Отсутствие связей с новым профдвижением
Вопреки всем заверениям советских историков, зубатовские организации не остались в стороне от нового, революционного профессионального движения, прямыми наследниками которого являются современные российские профсоюзы. Январские 1905 года забастовки в Москве начинались с «разогретых» зубатовской агитацией предприятий: типографии Сытина у печатников, завода Бромлея у металлистов, фабрики Шрадера у текстилей. В сентябре 1905 года зубатовцы фабрики «Дукат» во главе с членами правления Общества табачников А.Алексеевым и Ф.Богдановым создали профсоюз. Одновременно финансировало стачку в отрасли Общество текстилей. В сентябре же Общество механиков участвовало в Первой Всеросийской конференции профсоюзов, а в мае 1906-го – самоликвидировалось в связи с образованием Союза рабочих металлистов, передав ему свою кассу. Учредительное собрание последнего и постоянные дежурства его правленцев проходили в чайной Общества трезвости на Калужской площади, так хорошо знакомой всем зубатовцам. Более того, в 1906-07 годах председателем и казначеем нового союза были (в разное время) зубатовцы Г.Матвеев и Чуйков.
Гравёр-зубатовец Д.Бабкин был в 1906-07 годах членом правления Профессионального общества рабочих по обработке волокнистых веществ Центрального промышленного района. Вожак Общества типографщиков, рабочий типографии Сытина – Котов стал одним из лидеров позднейшего московского Союза печатников. Член этого Общества из типографии Кушнерёва – А.Борщевский в 1919 году возглавил Всероссийский Союз рабочих полиграфистов. Зубатовец П.Дьячков в 1918-м председательствовал в Хамовническо-Пресненском райкоме Всероссийского Союза текстильщиков.

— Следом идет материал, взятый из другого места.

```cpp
template <bool WRITE>
__global__ __launch_bounds__(256) void k2_cross_compact(const K2Params p) {
  const uint32_t pi = blockIdx.x;
  const uint4 pd = p.pair_dir[pi];
  const int32_t* m12 = p.m + p.d_out_off[pd.x];
  const int32_t* m21 = p.cross_check ? (p.m + p.d_out_off[pd.y]) : nullptr;
  const uint32_t n1 = pd.z;
  const int tid = threadIdx.x;
  const int lane = tid & 63, wave = tid >> 6;
  __shared__ uint32_t wsum[4];
  uint32_t running = 0;
  uint2* dst = nullptr;
  if (WRITE) dst = reinterpret_cast<uint2*>(p.matches) + p.offsets[pi];
  for (uint32_t base = 0; base < n1; base += 256) {
    const uint32_t i = base + tid;
    int j = -1;
    bool ok = false;
    if (i < n1) {
      j = m12[i];
      ok = j >= 0;
      if (ok && p.cross_check) ok = (m21[j] == (int32_t)i);
    }
    const unsigned long long bal = __ballot(ok);
    const uint32_t before = __popcll(bal & ((1ull << lane) - 1ull));
    if (lane == 0) wsum[wave] = __popcll(bal);
    __syncthreads();
    uint32_t wbase = 0, total = 0;
#pragma unroll
    for (int w = 0; w < 4; ++w) {
      const uint32_t c = wsum[w];
      if (w < wave) wbase += c;
      total += c;
    }
    if (WRITE && ok) dst[running + wbase + before] = make_uint2(i, (uint32_t)j);
    running += total;
    __syncthreads();
  }
  if (!WRITE && tid == 0) p.counts[pi] = running;
}

template <bool WRITE>
__global__ __launch_bounds__(256) void k2_entries_compact(const K2eParams p) {
  const uint32_t pi = blockIdx.x;
  const uint32_t n = p.e_cnt[pi];
  const uint2* ent = p.entries + p.e_off[pi];
  const int32_t* m21 = p.out2 + p.e_off[pi];
  const int tid = threadIdx.x;
  const int lane = tid & 63, wave = tid >> 6;
  __shared__ uint32_t wsum[4];
  uint32_t running = 0;
  uint2* dst = nullptr;
  if (WRITE) dst = reinterpret_cast<uint2*>(p.matches) + p.offsets[pi];
  for (uint32_t base = 0; base < n; base += 256) {
    const uint32_t k = base + tid;
    uint2 e = make_uint2(0, 0);
    bool ok = false;
    if (k < n) {
      e = ent[k];
      ok = m21[k] == (int32_t)e.x;
    }
    const unsigned long long bal = __ballot(ok);
    const uint32_t before = __popcll(bal & ((1ull << lane) - 1ull));
    if (lane == 0) wsum[wave] = __popcll(bal);
    __syncthreads();
    uint32_t wbase = 0, total = 0;
#pragma unroll
    for (int w = 0; w < 4; ++w) {
      const uint32_t c = wsum[w];
      if (w < wave) wbase += c;
      total += c;
    }
    if (WRITE && ok) dst[running + wbase + before] = e;
    running += total;
    __syncthreads();
  }
  if (!WRITE && tid == 0) p.counts[pi] = running;
}

__global__ __launch_bounds__(1024) void k_scan_counts(const uint32_t* __restrict__ counts,
                                                      uint64_t* __restrict__ offsets, uint32_t n,
                                                      uint64_t* __restrict__ running_total) {
  __shared__ uint64_t wsum[16];
  __shared__ uint64_t carry;
  const int tid = threadIdx.x, lane = tid & 63, wave = tid >> 6;
  if (tid == 0) carry = *running_total;
  __syncthreads();
  for (uint32_t base = 0; base < n; base += 1024) {
    const uint32_t i = base + tid;
    const uint64_t v = i < n ? counts[i] : 0;
    uint64_t x = v;
#pragma unroll
    for (int o = 1; o < 64; o <<= 1) {
      const uint64_t y = __shfl_up(x, o);
      if (lane >= o) x += y;
    }
    if (lane == 63) wsum[wave] = x;
    __syncthreads();
    uint64_t wbase = 0, total = 0;
#pragma unroll
    for (int w = 0; w < 16; ++w) {
      if (w < wave) wbase += wsum[w];
      total += wsum[w];
    }
    if (i < n) offsets[i] = carry + wbase + x - v;
    __syncthreads();
    if (tid == 0) carry += total;
    __syncthreads();
  }
  if (tid == 0) {
    offsets[n] = carry;
    *running_total = carry;
  }
}

void launch_k0(const uint8_t* in_u8, int8_t* out_s8, int32_t* rterm, uint64_t n_rows, hipStream_t st) {
  if (n_rows == 0) return;
  const uint64_t threads = n_rows * 8;
  const uint32_t blocks = (uint32_t)((threads + 255) / 256);
  hipLaunchKernelGGL(k0_prepare, dim3(blocks), dim3(256), 0, st, in_u8, out_s8, rterm, n_rows);
}

void launch_k1(const K1Params& p, uint32_t n_directed, uint32_t max_row_blocks, hipStream_t st) {
  if (n_directed == 0 || max_row_blocks == 0) return;
  if (p.entries)
    hipLaunchKernelGGL(k1_best_rows<true>, dim3(n_directed, (max_row_blocks + 1) / 2), dim3(256), 0, st, p);
  else
    hipLaunchKernelGGL(k1_best_rows<false>, dim3(n_directed, (max_row_blocks + 1) / 2), dim3(256), 0, st, p);
}
#ifdef DSM_CHECK_BUILD
void launch_k1_dot4(const K1Params& p, uint32_t n_directed, uint32_t max_row_blocks, hipStream_t st) {
  if (n_directed == 0 || max_row_blocks == 0) return;
  hipLaunchKernelGGL(k1_best_rows_dot4, dim3(n_directed, (max_row_blocks + 1) / 2), dim3(256), 0, st, p);
}
#endif
void launch_k1_resolve(const K1Params& p, uint32_t n_directed, uint32_t max_row_blocks, hipStream_t st) {
  if (n_directed == 0 || max_row_blocks == 0) return;
  if (p.entries)
    hipLaunchKernelGGL(k1_resolve_index<true>, dim3(n_directed), dim3(256), 0, st, p);
  else
    hipLaunchKernelGGL(k1_resolve_index<false>, dim3(n_directed), dim3(256), 0, st, p);
}
void launch_k2_entries(const K2eParams& p, uint32_t n_pairs, bool write, hipStream_t st) {
  if (n_pairs == 0) return;
  if (write)
    hipLaunchKernelGGL(k2_entries_compact<true>, dim3(n_pairs), dim3(256), 0, st, p);
  else
    hipLaunchKernelGGL(k2_entries_compact<false>, dim3(n_pairs), dim3(256), 0, st, p);
}

void launch_kg(const KgParams& p, uint32_t n_directed, uint32_t max_row_blocks, hipStream_t st) {
  if (n_directed == 0 || max_row_blocks == 0) return;
  hipLaunchKernelGGL(kg_best_rows, dim3(n_directed, max_row_blocks), dim3(256), 0, st, p);
}

struct GuidedPlan {
  uint64_t src_off, dst_off;
  uint32_t count, from_guided;
};
__global__ __launch_bounds__(64) void k_guided_assemble(const GuidedPlan* plan, const uint32_t* old_inl, const uint32_t* guided,
                                                        uint32_t* dst, uint32_t n_pairs) {
  for (uint32_t pi = blockIdx.x; pi < n_pairs; pi += gridDim.x) {
    const GuidedPlan pl = plan[pi];
    const uint2* s = reinterpret_cast<const uint2*>(pl.from_guided ? guided : old_inl) + pl.src_off;
    uint2* d = reinterpret_cast<uint2*>(dst) + pl.dst_off;
    for (uint32_t i = threadIdx.x; i < pl.count; i += 64) d[i] = s[i];
  }
}
void launch_guided_assemble(const void* plan, const uint32_t* old_inl, const uint32_t* guided, uint32_t* dst, uint32_t n_pairs,
                            hipStream_t st) {
  if (!n_pairs) return;
  hipLaunchKernelGGL(k_guided_assemble, dim3(n_pairs < 8192 ? n_pairs : 8192), dim3(64), 0, st,
                     static_cast<const GuidedPlan*>(plan), old_inl, guided, dst, n_pairs);
}

void launch_k2(const K2Params& p, uint32_t n_pairs, bool write, hipStream_t st) {
  if (n_pairs == 0) return;
  if (write)
    hipLaunchKernelGGL(k2_cross_compact<true>, dim3(n_pairs), dim3(256), 0, st, p);
  else
    hipLaunchKernelGGL(k2_cross_compact<false>, dim3(n_pairs), dim3(256), 0, st, p);
}

void launch_scan(const uint32_t* counts, uint64_t* offsets, uint32_t n, uint64_t* running_total, hipStream_t st) {
  hipLaunchKernelGGL(k_scan_counts, dim3(1), dim3(1024), 0, st, counts, offsets, n, running_total);
}
```

Baseline: 272,600.

## Balance gathered row fragments across waves and skip empty MFMA fragments

In the gather variant of the best-rows kernel, the 32-row fragments of a block are now spread evenly across the four waves instead of assigning a fixed 128 rows per wave. Each wave runs an MFMA/epilogue schedule specialised at compile time for its actual fragment count (1 to 4). This avoids issuing matrix multiplies for padded, invalid rows when a block holds fewer than 512 gathered entries. It costs extra code size from four unrolled schedule variants and a runtime branch that picks one.

```diff
diff --git a/dagsfm_amd/csrc/match_kernels.hip b/dagsfm_amd/csrc/match_kernels.hip
--- a/dagsfm_amd/csrc/match_kernels.hip
+++ b/dagsfm_amd/csrc/match_kernels.hip
@@ -98,7 +98,15 @@
   const int wave = tid >> 6;
   const int l31 = lane & 31;
   const int half = lane >> 5;
-  const bool active = rb * 512u + (uint32_t)wave * 128u < a_rows;
+  uint32_t frag0 = (uint32_t)wave * 4u;
+  int nf_w = 4;
+  if constexpr (GATHER) {
+    const uint32_t nf = (min(512u, a_rows - rb * 512u) + 31u) >> 5;
+    const uint32_t w = (uint32_t)__builtin_amdgcn_readfirstlane(wave);
+    frag0 = w * (nf >> 2) + min(w, nf & 3u);
+    nf_w = (int)((nf >> 2) + (w < (nf & 3u) ? 1u : 0u));
+  }
+  const bool active = GATHER ? nf_w > 0 : rb * 512u + (uint32_t)wave * 128u < a_rows;
 
   __shared__ __attribute__((aligned(16))) int8_t sB[2][64 * 128];
   __shared__ __attribute__((aligned(16))) int sC[2][64];
@@ -111,8 +119,8 @@
     const uint32_t img0 = GATHER ? p.img_row0[ab.x] : 0u;
 #pragma unroll
     for (int rt = 0; rt < 4; ++rt) {
-      const uint32_t r = a_row0 + wave * 128 + rt * 32 + l31;
-      valid[rt] = GATHER ? (r < a_rows) : active;
+      const uint32_t r = a_row0 + (frag0 + rt) * 32 + l31;
+      valid[rt] = GATHER ? (rt < nf_w && r < a_rows) : active;
       uint32_t grow = r;
       if (GATHER) grow = valid[rt] ? img0 + ent[r].y : 0u;
       const int8_t* arow = p.desc + (size_t)grow * 128;
@@ -205,27 +213,31 @@
       int tmax;
       int tile_v[2];
       asm volatile("v_mov_b32 %0, %2\n\tv_mov_b32 %1, %3" : "=&v"(tile_v[0]), "=v"(tile_v[1]) : "s"(2 * s), "s"(2 * s + 1));
-#define K1_MFMA(K, KS)                                                                                 \
-  acc[(K) % 3] = __builtin_amdgcn_mfma_i32_32x32x32_i8(((K) >> 2) ? bf1[KS] : bf0[KS], afrag[(K)&3][KS], \
-                                                       (KS) == 0 ? (((K) >> 2) ? ci1 : ci0) : acc[(K) % 3], 0, 0, 0)
+#define K1_MFMA(K, KS)                                                                                        \
+  acc[(K) % 3] = __builtin_amdgcn_mfma_i32_32x32x32_i8(((K) / NF) ? bf1[KS] : bf0[KS], afrag[(K) % NF][KS],    \
+                                                       (KS) == 0 ? (((K) / NF) ? ci1 : ci0) : acc[(K) % 3], 0, 0, 0)
 #define K1_EPI(E)                                                                                        \
   {                                                                                                      \
-    constexpr int ek = (E) >> 2, eq = (E)&3, ert = ek & 3;                                               \
-    k1_epilogue_quarter<eq>(acc[ek % 3], best[ert], second[ert], tmax, btile[ert], tile_v[ek >> 2]);          \
-  }
-      static_for<0, 4>([&](auto KS) { K1_MFMA(0, KS.value); });
-      __builtin_amdgcn_sched_barrier(0);
-      static_for<0, 28>([&](auto J) {
-        constexpr int j = J.value;
-        K1_MFMA((j >> 2) + 1, j & 3);
+    constexpr int ek = (E) >> 2, eq = (E)&3, ert = ek % NF;                                              \
+    k1_epilogue_quarter<eq>(acc[ek % 3], best[ert], second[ert], tmax, btile[ert], tile_v[ek / NF]);     \
+  }
+      static_for<(GATHER ? 1 : 4), 5>([&](auto NFc) {
+        constexpr int NF = NFc.value;
+        if (GATHER && nf_w != NF) return;
+        static_for<0, 4>([&](auto KS) { K1_MFMA(0, KS.value); });
         __builtin_amdgcn_sched_barrier(0);
-        if constexpr (j >= 1) {
-          K1_EPI(j - 1);
+        static_for<0, 8 * NF - 4>([&](auto J) {
+          constexpr int j = J.value;
+          K1_MFMA((j >> 2) + 1, j & 3);
           __builtin_amdgcn_sched_barrier(0);
-        }
+          if constexpr (j >= 1) {
+            K1_EPI(j - 1);
+            __builtin_amdgcn_sched_barrier(0);
+          }
+        });
+        static_for<8 * NF - 5, 8 * NF>([&](auto E) { K1_EPI(E.value); });
+        __builtin_amdgcn_sched_barrier(0);
       });
-      static_for<27, 32>([&](auto E) { K1_EPI(E.value); });
-      __builtin_amdgcn_sched_barrier(0);
 #undef K1_MFMA
 #undef K1_EPI
     }
@@ -243,7 +255,7 @@
   }
 
   if (!active) return;
-  const uint64_t out0 = (GATHER ? p.e_off[d] : p.d_out_off[d]) + rb * 512u + wave * 128;
+  const uint64_t out0 = (GATHER ? p.e_off[d] : p.d_out_off[d]) + rb * 512u + frag0 * 32u;
   int32_t* out = p.out + out0;
   int32_t* out_s = p.out_s + out0;
 #pragma unroll
```

Measured after the change: 273,200 (median of 6 runs). Within noise of the previous version (+0.2%).
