template <bool PRED, bool SK>
__device__ __forceinline__ void wino_tile(const WinoArgs& p, const int t, const int cc0, const int cc1, const int lw, unsigned char* const smem) {
  unsigned char* const sV = smem;
  unsigned char* const sU = smem + 2 * WN_VBUF;

  int tid_ = threadIdx.x;
  if constexpr (SK) asm volatile("" : "+v"(tid_));
  const int tid = tid_;
  const int lane = tid & 63;
  const int wave = __builtin_amdgcn_readfirstlane(tid >> 6);
  const int ph = wave & 1, wn = (wave >> 1) & 1, wm = wave >> 2;
  const int fi = lane & 31, fh = lane >> 5;

  const int tn = t % p.tiles_n;
  int r0 = t / p.tiles_n;
  const int tx = r0 % p.tiles_x;
  r0 /= p.tiles_x;
  const int ty = r0 % p.tiles_y;
  const int img = r0 / p.tiles_y;
  const int y0 = ty * p.PH, x0 = tx * 2 * p.PWP, n0 = tn * WN_CH;
  const int VR = (p.PH + 2) * p.PWP;

  const __amdgpu_buffer_rsrc_t xres = __builtin_amdgcn_make_buffer_rsrc((void*)p.x, 0, p.x_bytes, 0x00020000);

  const int q = tid & 3;
  const unsigned pix_b = (unsigned)p.C * 4u;
  unsigned off0, mask0, off1[2];
  int lds0, lds1;
  bool on1;
  float sgn1;
  {
    const int vrow = tid >> 2;
    const int vy = vrow >> p.lg_pwp, vx = vrow & (p.PWP - 1);
    const int iy = y0 - 1 + vy, ix = x0 + 2 * vx - 1;
    unsigned m = 0;
#pragma unroll
    for (int j = 0; j < 4; ++j) m |= (iy >= 0 && iy < p.H && ix + j >= 0 && ix + j < p.W) ? (1u << j) : 0u;
    mask0 = m;
    off0 = (unsigned)((((long long)img * p.H + iy) * p.W + ix) * p.C + q * 4) * 4u;
    lds0 = vrow * 32 + (((q >> 1) ^ ((vrow >> 3) & 1)) << 4) + (q & 1) * 8;
  }
  {
    const int vrow = 128 + (tid >> 4), pz = (tid >> 2) & 3;
    on1 = vrow < VR;
    const int vy = vrow >> p.lg_pwp, vx = vrow & (p.PWP - 1);
    const int iy = y0 - 1 + vy, ix = x0 + 2 * vx - 1;
    const int ja = pz == 0 ? 0 : pz == 2 ? 2 : 1, jb = pz == 3 ? 3 : pz == 2 ? 1 : 2;
    sgn1 = pz == 1 ? 1.f : -1.f;
    const unsigned base = (unsigned)((((long long)img * p.H + iy) * p.W + ix) * p.C + q * 4) * 4u;
    const bool rowok = on1 && iy >= 0 && iy < p.H;
    off1[0] = (rowok && ix + ja >= 0 && ix + ja < p.W) ? base + (unsigned)ja * pix_b : 0x80000000u;
    off1[1] = (rowok && ix + jb >= 0 && ix + jb < p.W) ? base + (unsigned)jb * pix_b : 0x80000000u;
    lds1 = pz * WN_PP + vrow * 32 + (((q >> 1) ^ ((vrow >> 3) & 1)) << 4) + (q & 1) * 8;
  }
  f32x4 raw0[4], raw1[2];
  float big = 0.f;
  auto load0 = [&](int kc) {
#pragma unroll
    for (int j = 0; j < 4; ++j) {
      const unsigned off = ((mask0 >> j) & 1u) ? off0 + (unsigned)j * pix_b + (unsigned)kc * 64u : 0x80000000u;
      raw0[j] = __builtin_bit_cast(f32x4, __builtin_amdgcn_raw_buffer_load_b128(xres, off, 0, 0));
    }
  };
  auto load1 = [&](int kc) {
#pragma unroll
    for (int j = 0; j < 2; ++j) {
      const unsigned off = off1[j] == 0x80000000u ? 0x80000000u : off1[j] + (unsigned)kc * 64u;
      raw1[j] = __builtin_bit_cast(f32x4, __builtin_amdgcn_raw_buffer_load_b128(xres, off, 0, 0));
    }
  };
  f16x4 pk0[4][2], pk1[2];
  auto split = [&](f32x4 v, f16x4& h, f16x4& l) {
#pragma unroll
    for (int e = 0; e < 4; ++e) {
      const float a = v[e] * LVC_ACT_SCALE;
      const f16 hh = (f16)a;
      h[e] = hh;
      l[e] = (f16)(a - (float)hh);
      big = fmaxf(big, fabsf(v[e]));
    }
  };
  auto prep0 = [&]() {
    split(raw0[0] - raw0[2], pk0[0][0], pk0[0][1]);
    split(raw0[1] + raw0[2], pk0[1][0], pk0[1][1]);
    split(raw0[2] - raw0[1], pk0[2][0], pk0[2][1]);
    split(raw0[1] - raw0[3], pk0[3][0], pk0[3][1]);
  };
  auto write0 = [&](unsigned char* vb) {
#ifndef WN_DIAG_NO_LDSWRITE
#pragma unroll
    for (int pz = 0; pz < 4; ++pz) {
      *reinterpret_cast<f16x4*>(vb + pz * WN_PP + lds0) = pk0[pz][0];
      *reinterpret_cast<f16x4*>(vb + (4 + pz) * WN_PP + lds0) = pk0[pz][1];
    }
#endif
  };
  auto prep1 = [&]() { split(raw1[0] + sgn1 * raw1[1], pk1[0], pk1[1]); };
  auto write1 = [&](unsigned char* vb) {
#ifndef WN_DIAG_NO_LDSWRITE
    *reinterpret_cast<f16x4*>(vb + lds1) = pk1[0];
    *reinterpret_cast<f16x4*>(vb + 4 * WN_PP + lds1) = pk1[1];
#endif
  };
// ... 143 lines not shown
        for (int a = 0; a < 2; ++a)
#pragma unroll
          for (int b = 0; b < 2; ++b)
#pragma unroll
            for (int c = 0; c < 2; ++c) {
              f32x4 v[4];
#pragma unroll
              for (int e4 = 0; e4 < 4; ++e4)
                v[e4] = __builtin_bit_cast(f32x4, __builtin_amdgcn_raw_buffer_load_b128(pres, toff, ((((a * 2 + b) * 2 + c) * 4 + e4)) * WN_NT * 16, 0));
#pragma unroll
              for (int e4 = 0; e4 < 4; ++e4) {
                acc[a][b][c][e4 * 4 + 0] += v[e4][0]; acc[a][b][c][e4 * 4 + 1] += v[e4][1];
                acc[a][b][c][e4 * 4 + 2] += v[e4][2]; acc[a][b][c][e4 * 4 + 3] += v[e4][3];
              }
              __builtin_amdgcn_sched_barrier(0);
            }
        __syncthreads();
        if (tid == 0) lvc_release_partial(p.flags, pw);
      }
    }
  }

  float* xch = reinterpret_cast<float*>(smem);
  const int pair_slot = wm * 2 + wn;
  {
    float* mine = xch + ((size_t)(ph * 4 + pair_slot) * 4) * 1024;
    const int give = ph == 0 ? 1 : 0;
#pragma unroll
    for (int mi = 0; mi < 2; ++mi)
#pragma unroll
      for (int ni = 0; ni < 2; ++ni)
#pragma unroll
        for (int e = 0; e < 16; ++e) mine[((mi * 2 + ni) * 16 + e) * 64 + lane] = ph == 0 ? acc[1][mi][ni][e] : acc[0][mi][ni][e];
    (void)give;
  }
  __syncthreads();
  const float* theirs = xch + ((size_t)((1 - ph) * 4 + pair_slot) * 4) * 1024;
  const __amdgpu_buffer_rsrc_t yres = __builtin_amdgcn_make_buffer_rsrc((void*)p.y, 0, p.y_bytes, 0x00020000);
  float sc[2], sh[2];
#pragma unroll
  for (int ni = 0; ni < 2; ++ni) {
    const int ch = n0 + wn * 64 + ni * 32 + fi;
    sc[ni] = ch < p.K ? p.scale[ch] : 0.f;
    sh[ni] = (p.shift && ch < p.K) ? p.shift[ch] : 0.f;
  }
  if constexpr (!PRED) {
#pragma unroll
    for (int mi = 0; mi < 2; ++mi)
#pragma unroll
      for (int e = 0; e < 16; ++e) {
        const int m = wm * 64 + mi * 32 + (e & 3) + 8 * (e >> 2) + 4 * fh;
        const int py = m >> p.lg_pwp, px = m & (p.PWP - 1);
        const int oy = y0 + py, ox = x0 + 2 * px + ph;
        const bool ok = oy < p.H && ox < p.W;
#pragma unroll
        for (int ni = 0; ni < 2; ++ni) {
          const float o = theirs[((mi * 2 + ni) * 16 + e) * 64 + lane];
          float v = ph == 0 ? (acc[0][mi][ni][e] + acc[1][mi][ni][e]) + o : (o - acc[0][mi][ni][e]) - acc[1][mi][ni][e];
          v = v * sc[ni] + sh[ni];
          if (p.relu) v = v > 0.f ? v : 0.f;
          const int ch = n0 + wn * 64 + ni * 32 + fi;
          const unsigned off = (ok && ch < p.K) ? (unsigned)((((long long)img * p.H + oy) * p.W + ox) * p.ldy + ch) * 4u : 0xfffffff0u;
          __builtin_amdgcn_raw_buffer_store_b32(__builtin_bit_cast(unsigned, v), yres, off, 0, 0);
        }
      }
  } else {
    constexpr int CSS = WN_CH + 4;
    float bigp = 0.f;
#pragma unroll
    for (int mi = 0; mi < 2; ++mi)
#pragma unroll
      for (int e = 0; e < 16; ++e)
#pragma unroll
        for (int ni = 0; ni < 2; ++ni) {
          const float o = theirs[((mi * 2 + ni) * 16 + e) * 64 + lane];
          float v = ph == 0 ? (acc[0][mi][ni][e] + acc[1][mi][ni][e]) + o : (o - acc[0][mi][ni][e]) - acc[1][mi][ni][e];
          v = v * sc[ni] + sh[ni];
          if (p.relu) v = v > 0.f ? v : 0.f;
          bigp = (fabsf(v) > bigp || v != v) ? fabsf(v) : bigp;
          acc[0][mi][ni][e] = v;
        }
    __syncthreads();
    float* Cs = reinterpret_cast<float*>(smem);
#pragma unroll
    for (int mi = 0; mi < 2; ++mi)
#pragma unroll
      for (int e = 0; e < 16; ++e) {
        const int m = wm * 64 + mi * 32 + (e & 3) + 8 * (e >> 2) + 4 * fh;
#pragma unroll
        for (int ni = 0; ni < 2; ++ni) Cs[(2 * m + ph) * CSS + wn * 64 + ni * 32 + fi] = acc[0][mi][ni][e];
      }
    __syncthreads();
    const unsigned short* bsrcp = p.pred_w + (size_t)fi * p.K + n0 + fh * 8;
    f16x8 pbh = *reinterpret_cast<const f16x8*>(bsrcp), pbl = *reinterpret_cast<const f16x8*>(bsrcp + p.pred_plane);
    f32x16 pm, px2;
#pragma unroll
    for (int e = 0; e < 16; ++e) { pm[e] = 0.f; px2[e] = 0.f; }
    const float* arow = Cs + (wave * 32 + fi) * CSS + fh * 8;
#pragma unroll 1
    for (int ks = 0; ks < WN_CH / 16; ++ks) {
      const int kn = ks + 1 < WN_CH / 16 ? ks + 1 : ks;
      const f16x8 nbh = *reinterpret_cast<const f16x8*>(bsrcp + kn * 16);
      const f16x8 nbl = *reinterpret_cast<const f16x8*>(bsrcp + p.pred_plane + kn * 16);
      const f32x4 a0 = *reinterpret_cast<const f32x4*>(arow + ks * 16);
      const f32x4 a1 = *reinterpret_cast<const f32x4*>(arow + ks * 16 + 4);
      f16x8 ah, al;
#pragma unroll
      for (int j = 0; j < 8; ++j) {
        const float a = j < 4 ? a0[j & 3] : a1[j & 3];
        const f16 hh = (f16)a;
        ah[j] = hh;
        al[j] = (f16)((a - (float)hh) * 2048.f);
      }
      pm = __builtin_amdgcn_mfma_f32_32x32x16_f16(ah, pbh, pm, 0, 0, 0);
      px2 = __builtin_amdgcn_mfma_f32_32x32x16_f16(al, pbh, px2, 0, 0, 0);
      px2 = __builtin_amdgcn_mfma_f32_32x32x16_f16(ah, pbl, px2, 0, 0, 0);
      pbh = nbh; pbl = nbl;
    }
    float* rblk = Cs + wave * 32 * CSS;
#pragma unroll
    for (int e = 0; e < 16; ++e) rblk[((e & 3) + 8 * (e >> 2) + 4 * fh) * 32 + fi] = pm[e] + px2[e] * (1.f / 2048.f);
    __builtin_amdgcn_fence(__ATOMIC_RELEASE, "workgroup");
    __builtin_amdgcn_wave_barrier();
    if (fi < p.pred_K) {
      const float psc = p.pred_scale ? p.pred_scale[fi] : 1.f;
      const float psh = (n0 == 0 && p.pred_shift) ? p.pred_shift[fi] : 0.f;
#pragma unroll 2
      for (int rr = 0; rr < 32; rr += 2) {
        const int r = wave * 32 + rr + fh;
        const int m = r >> 1;
        const int oy = y0 + (m >> p.lg_pwp), ox = x0 + 2 * (m & (p.PWP - 1)) + (r & 1);
        const float v = rblk[(rr + fh) * 32 + fi];
        if (oy < p.H && ox < p.W) unsafeAtomicAdd(p.y + ((size_t)((long long)img * p.H + oy) * p.W + ox) * p.ldy + fi, v * psc + psh);
      }
    }
    lvc_report_range(p.flags, p.pred_err_index, bigp, LVC_F16_MAX);
  }
}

Перечисленными фамилиями список не исчерпывается: в профсоюзы перешли многие зубатовцы. Недаром много позднее профсоюзник А.Никитин признавал, что активисты «зубатовских союзов приобрели там организаторские знания и способности. Это давало [им] возможность работать [в новых профорганизациях], имея уже известную выучку». В этом нет ничего удивительного, ведь зубатовцы переходили из профсоюзов.
* * *
Разбор традиционно предъявляемых зубатовским обществам претензий показывает, что они основаны на ошибках, недоразумениях и слухах, а также на особенностях классового подхода к профдвижению, согласно которому профсоюз может быть только революционной организацией, в противном случае это не профсоюз.
В мае этого года массовому легальному рабочему движению в Москве исполняется сто лет. Это кирпичик того фундамента, на котором стоит здание современного профдвижения России. Но никому сей юбилей не нужен. Наши историки попрежнему рассказывают сказки о «полицейских организациях», а мы нет-нет, да и поставим кому-нибудь штемпель: «зубатовский провокатор».
Пора бы отдать должное рабочим профсоюзам, вся вина которых заключалась в том, что в монархической стране они выступали не под революционными, а под монархическими знаменами.
В.Большаков
(Опубликовано в газете «Солидарность» в 2001 году)
[1] Уставы большинства зубатовских обществ были похожи как близнецы, почему я и говорю о типовом уставе.